Go through the records and copy each line where the string "ipar" occurs.

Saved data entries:
####################

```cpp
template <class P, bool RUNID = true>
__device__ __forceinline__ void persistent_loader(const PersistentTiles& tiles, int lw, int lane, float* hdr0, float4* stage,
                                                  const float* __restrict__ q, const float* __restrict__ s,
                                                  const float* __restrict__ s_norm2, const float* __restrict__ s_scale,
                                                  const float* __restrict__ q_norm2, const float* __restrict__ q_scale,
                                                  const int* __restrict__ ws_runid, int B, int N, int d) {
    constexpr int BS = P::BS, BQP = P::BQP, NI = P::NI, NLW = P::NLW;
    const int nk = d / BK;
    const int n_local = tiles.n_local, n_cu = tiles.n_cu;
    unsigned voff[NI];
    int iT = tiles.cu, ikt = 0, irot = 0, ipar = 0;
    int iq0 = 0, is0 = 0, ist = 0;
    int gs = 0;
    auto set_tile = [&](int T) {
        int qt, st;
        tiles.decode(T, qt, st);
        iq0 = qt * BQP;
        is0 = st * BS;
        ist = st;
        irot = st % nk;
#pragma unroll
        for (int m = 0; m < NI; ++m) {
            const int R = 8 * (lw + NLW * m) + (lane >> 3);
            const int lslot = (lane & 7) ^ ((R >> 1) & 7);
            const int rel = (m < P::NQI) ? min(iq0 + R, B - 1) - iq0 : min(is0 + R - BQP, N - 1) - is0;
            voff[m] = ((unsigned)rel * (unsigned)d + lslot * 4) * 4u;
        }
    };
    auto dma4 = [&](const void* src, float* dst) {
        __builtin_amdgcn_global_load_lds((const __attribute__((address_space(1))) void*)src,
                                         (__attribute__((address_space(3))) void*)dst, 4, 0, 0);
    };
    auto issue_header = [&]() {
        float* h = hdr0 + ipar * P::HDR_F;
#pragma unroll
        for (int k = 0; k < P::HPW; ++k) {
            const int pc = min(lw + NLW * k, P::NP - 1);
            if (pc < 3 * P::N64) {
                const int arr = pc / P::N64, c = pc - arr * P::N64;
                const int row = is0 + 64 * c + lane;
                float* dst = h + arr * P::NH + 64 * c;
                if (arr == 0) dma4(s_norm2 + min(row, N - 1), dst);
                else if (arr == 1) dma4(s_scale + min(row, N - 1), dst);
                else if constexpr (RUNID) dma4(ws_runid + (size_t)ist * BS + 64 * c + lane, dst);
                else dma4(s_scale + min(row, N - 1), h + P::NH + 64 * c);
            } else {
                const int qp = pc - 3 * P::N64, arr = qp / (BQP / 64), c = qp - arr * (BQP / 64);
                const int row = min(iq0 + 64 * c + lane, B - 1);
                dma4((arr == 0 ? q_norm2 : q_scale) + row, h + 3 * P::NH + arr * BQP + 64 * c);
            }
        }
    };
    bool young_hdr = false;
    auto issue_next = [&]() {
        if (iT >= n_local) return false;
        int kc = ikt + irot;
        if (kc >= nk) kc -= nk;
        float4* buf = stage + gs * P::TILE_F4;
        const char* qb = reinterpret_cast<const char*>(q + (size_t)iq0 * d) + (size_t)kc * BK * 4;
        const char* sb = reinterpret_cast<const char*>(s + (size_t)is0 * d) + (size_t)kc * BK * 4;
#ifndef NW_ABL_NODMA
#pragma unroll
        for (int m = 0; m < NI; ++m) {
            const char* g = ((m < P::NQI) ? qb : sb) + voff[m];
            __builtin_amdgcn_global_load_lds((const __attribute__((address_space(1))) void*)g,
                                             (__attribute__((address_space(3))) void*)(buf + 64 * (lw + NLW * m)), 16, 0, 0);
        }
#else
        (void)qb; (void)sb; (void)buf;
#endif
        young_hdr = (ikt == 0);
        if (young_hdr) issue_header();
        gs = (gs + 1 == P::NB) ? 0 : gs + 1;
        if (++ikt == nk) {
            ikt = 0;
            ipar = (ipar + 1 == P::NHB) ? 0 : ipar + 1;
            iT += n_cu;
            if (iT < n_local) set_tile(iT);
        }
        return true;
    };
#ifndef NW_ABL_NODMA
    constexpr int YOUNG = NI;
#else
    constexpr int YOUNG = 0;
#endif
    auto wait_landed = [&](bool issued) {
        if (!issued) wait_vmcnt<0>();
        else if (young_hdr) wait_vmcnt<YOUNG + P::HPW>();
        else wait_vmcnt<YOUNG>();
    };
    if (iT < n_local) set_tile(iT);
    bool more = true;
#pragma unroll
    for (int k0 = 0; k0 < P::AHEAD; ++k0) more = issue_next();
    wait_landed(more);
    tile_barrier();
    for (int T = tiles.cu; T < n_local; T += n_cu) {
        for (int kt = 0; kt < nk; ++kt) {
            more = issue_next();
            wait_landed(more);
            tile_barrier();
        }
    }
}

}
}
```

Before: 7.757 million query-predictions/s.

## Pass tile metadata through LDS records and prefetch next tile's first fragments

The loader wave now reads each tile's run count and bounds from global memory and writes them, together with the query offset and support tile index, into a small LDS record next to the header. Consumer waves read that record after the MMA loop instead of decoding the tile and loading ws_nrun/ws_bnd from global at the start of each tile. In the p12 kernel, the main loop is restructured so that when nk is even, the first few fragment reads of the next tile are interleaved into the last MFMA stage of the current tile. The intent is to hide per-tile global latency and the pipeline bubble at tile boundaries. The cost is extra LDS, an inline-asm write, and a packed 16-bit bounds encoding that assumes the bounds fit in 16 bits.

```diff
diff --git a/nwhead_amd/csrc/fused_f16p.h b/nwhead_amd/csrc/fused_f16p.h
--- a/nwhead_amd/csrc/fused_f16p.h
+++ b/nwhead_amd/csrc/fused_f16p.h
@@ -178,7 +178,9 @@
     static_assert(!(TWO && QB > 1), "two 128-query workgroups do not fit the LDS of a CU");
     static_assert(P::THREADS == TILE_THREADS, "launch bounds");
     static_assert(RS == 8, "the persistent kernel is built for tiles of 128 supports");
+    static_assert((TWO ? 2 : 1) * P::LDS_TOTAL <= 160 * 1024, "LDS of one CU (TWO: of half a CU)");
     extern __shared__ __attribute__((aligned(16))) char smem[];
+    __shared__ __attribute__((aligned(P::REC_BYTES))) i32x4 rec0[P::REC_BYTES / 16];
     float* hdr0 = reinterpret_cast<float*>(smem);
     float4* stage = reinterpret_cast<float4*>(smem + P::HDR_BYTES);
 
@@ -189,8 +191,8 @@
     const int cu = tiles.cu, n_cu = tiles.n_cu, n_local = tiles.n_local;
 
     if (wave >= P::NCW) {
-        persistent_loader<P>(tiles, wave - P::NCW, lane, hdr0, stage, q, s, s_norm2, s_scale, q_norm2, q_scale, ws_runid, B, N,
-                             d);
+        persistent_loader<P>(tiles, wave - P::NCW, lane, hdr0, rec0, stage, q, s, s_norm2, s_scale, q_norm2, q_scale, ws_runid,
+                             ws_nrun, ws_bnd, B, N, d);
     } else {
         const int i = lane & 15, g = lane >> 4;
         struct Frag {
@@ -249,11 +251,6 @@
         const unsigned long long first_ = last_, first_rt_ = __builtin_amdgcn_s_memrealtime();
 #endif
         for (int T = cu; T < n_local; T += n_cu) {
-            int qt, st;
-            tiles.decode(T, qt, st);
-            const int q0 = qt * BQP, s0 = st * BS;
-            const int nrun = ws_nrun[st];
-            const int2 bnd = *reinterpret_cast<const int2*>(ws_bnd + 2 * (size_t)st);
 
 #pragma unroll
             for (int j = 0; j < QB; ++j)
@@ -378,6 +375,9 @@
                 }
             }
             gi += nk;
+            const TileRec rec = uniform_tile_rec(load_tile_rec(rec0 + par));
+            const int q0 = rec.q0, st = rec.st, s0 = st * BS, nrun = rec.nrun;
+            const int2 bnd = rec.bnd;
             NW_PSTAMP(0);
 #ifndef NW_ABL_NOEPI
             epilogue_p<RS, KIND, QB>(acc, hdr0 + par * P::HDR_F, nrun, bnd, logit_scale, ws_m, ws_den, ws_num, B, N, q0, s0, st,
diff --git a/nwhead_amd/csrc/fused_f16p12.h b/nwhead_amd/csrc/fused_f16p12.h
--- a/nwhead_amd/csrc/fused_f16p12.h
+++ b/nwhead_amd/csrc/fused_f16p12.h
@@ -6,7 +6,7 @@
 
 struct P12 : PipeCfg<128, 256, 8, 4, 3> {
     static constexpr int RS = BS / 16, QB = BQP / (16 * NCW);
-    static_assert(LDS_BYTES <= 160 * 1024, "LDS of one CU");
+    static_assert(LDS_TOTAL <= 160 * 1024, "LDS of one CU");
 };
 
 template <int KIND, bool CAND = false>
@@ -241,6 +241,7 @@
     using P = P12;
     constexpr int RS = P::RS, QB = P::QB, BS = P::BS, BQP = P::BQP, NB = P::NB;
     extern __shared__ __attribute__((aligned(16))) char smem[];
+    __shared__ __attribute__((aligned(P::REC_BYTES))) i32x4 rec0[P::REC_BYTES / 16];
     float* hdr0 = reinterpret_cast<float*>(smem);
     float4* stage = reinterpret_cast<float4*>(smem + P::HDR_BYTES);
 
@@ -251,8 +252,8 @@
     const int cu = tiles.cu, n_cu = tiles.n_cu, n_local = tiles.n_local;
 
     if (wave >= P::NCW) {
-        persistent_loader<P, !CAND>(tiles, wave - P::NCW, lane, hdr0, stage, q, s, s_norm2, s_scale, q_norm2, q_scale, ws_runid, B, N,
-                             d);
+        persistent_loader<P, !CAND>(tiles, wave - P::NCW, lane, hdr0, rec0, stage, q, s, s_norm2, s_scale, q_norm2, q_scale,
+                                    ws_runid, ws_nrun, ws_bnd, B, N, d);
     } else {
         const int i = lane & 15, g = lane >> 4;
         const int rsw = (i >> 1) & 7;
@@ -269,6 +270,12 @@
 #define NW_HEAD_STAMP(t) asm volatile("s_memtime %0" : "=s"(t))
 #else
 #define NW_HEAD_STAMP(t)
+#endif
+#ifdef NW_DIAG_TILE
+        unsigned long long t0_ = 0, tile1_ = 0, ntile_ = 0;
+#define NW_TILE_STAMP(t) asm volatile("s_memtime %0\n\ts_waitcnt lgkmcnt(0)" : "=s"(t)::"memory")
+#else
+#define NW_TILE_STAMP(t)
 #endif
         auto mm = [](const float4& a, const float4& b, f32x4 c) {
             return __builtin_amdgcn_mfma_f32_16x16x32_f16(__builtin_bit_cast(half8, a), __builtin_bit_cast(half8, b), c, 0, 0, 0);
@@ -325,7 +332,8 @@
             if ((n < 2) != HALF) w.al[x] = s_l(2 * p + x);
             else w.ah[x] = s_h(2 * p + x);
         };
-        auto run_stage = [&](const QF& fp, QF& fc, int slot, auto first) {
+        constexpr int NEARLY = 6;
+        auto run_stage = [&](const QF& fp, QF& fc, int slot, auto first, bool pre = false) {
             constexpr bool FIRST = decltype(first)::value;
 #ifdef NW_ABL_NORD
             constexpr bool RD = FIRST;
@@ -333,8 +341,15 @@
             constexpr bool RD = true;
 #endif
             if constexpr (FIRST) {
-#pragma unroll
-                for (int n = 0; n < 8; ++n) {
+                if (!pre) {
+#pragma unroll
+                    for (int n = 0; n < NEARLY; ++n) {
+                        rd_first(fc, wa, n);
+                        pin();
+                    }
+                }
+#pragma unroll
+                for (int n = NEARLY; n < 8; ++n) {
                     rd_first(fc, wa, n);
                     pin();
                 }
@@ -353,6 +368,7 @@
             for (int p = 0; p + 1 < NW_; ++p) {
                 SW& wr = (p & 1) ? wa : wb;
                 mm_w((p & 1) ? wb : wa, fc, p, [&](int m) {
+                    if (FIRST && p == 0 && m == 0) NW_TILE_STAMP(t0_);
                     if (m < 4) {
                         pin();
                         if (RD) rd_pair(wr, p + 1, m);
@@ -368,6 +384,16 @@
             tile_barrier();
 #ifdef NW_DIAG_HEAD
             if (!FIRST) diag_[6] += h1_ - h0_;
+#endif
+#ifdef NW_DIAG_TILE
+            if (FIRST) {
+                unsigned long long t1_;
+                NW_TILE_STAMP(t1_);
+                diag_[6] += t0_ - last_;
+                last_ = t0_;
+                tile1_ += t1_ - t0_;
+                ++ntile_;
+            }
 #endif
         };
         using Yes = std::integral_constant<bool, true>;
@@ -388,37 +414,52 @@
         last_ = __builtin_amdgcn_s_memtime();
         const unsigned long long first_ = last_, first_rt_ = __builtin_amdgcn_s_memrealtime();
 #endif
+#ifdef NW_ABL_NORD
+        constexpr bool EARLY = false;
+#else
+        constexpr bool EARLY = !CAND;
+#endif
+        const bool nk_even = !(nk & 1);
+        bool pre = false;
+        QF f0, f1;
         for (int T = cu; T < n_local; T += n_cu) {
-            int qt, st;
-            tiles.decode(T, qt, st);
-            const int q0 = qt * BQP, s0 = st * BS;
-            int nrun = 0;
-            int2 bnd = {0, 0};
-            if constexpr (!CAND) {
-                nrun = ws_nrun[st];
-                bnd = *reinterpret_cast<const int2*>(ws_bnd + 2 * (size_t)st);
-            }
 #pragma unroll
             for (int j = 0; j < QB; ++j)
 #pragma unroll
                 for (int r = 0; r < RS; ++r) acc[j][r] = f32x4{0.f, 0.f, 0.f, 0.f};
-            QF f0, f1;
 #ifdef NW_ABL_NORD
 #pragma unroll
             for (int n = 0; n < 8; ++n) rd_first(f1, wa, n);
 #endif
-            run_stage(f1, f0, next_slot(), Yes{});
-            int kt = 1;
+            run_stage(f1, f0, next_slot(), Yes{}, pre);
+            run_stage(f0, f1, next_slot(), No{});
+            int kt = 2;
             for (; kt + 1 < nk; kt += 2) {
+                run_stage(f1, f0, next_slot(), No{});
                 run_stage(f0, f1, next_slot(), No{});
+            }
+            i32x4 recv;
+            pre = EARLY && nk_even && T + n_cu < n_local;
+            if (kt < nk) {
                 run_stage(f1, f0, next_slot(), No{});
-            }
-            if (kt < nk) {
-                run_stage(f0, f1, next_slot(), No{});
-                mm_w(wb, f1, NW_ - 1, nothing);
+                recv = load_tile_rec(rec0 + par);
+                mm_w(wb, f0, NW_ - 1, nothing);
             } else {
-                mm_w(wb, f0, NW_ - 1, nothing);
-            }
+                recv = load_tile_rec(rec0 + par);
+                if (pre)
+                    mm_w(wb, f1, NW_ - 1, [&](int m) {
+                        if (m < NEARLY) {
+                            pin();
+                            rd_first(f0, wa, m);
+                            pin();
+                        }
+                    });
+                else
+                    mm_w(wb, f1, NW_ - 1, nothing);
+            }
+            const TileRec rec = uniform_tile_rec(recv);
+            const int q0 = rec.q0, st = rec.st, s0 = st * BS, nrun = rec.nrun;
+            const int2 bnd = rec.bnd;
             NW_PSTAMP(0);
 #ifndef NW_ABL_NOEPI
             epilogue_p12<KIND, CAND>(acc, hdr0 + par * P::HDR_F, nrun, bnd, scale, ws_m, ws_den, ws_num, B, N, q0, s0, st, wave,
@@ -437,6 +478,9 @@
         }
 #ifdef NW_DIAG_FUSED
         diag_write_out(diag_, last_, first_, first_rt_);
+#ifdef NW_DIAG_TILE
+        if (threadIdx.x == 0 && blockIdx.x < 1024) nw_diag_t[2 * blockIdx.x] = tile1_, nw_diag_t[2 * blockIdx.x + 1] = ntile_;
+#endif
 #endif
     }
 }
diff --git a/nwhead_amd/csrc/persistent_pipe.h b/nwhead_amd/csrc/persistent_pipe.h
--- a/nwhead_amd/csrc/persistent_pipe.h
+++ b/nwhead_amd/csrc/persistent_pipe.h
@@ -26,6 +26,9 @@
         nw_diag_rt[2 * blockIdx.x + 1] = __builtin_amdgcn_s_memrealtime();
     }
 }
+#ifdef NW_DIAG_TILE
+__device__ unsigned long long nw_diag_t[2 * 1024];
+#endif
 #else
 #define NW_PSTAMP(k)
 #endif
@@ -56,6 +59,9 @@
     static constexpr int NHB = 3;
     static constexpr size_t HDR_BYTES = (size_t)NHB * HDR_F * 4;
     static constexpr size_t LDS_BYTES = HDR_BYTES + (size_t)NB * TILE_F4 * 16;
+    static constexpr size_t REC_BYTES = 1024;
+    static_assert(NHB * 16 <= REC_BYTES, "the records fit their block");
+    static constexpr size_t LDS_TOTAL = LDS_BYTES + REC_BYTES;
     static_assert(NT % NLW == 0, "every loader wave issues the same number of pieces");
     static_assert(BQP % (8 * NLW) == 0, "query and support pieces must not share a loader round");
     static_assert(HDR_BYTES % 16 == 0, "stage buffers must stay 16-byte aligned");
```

####################

Solution to the problem:
    int iT = tiles.cu, ikt = 0, irot = 0, ipar = 0;
        float* h = hdr0 + ipar * P::HDR_F;
            ipar = (ipar + 1 == P::NHB) ? 0 : ipar + 1;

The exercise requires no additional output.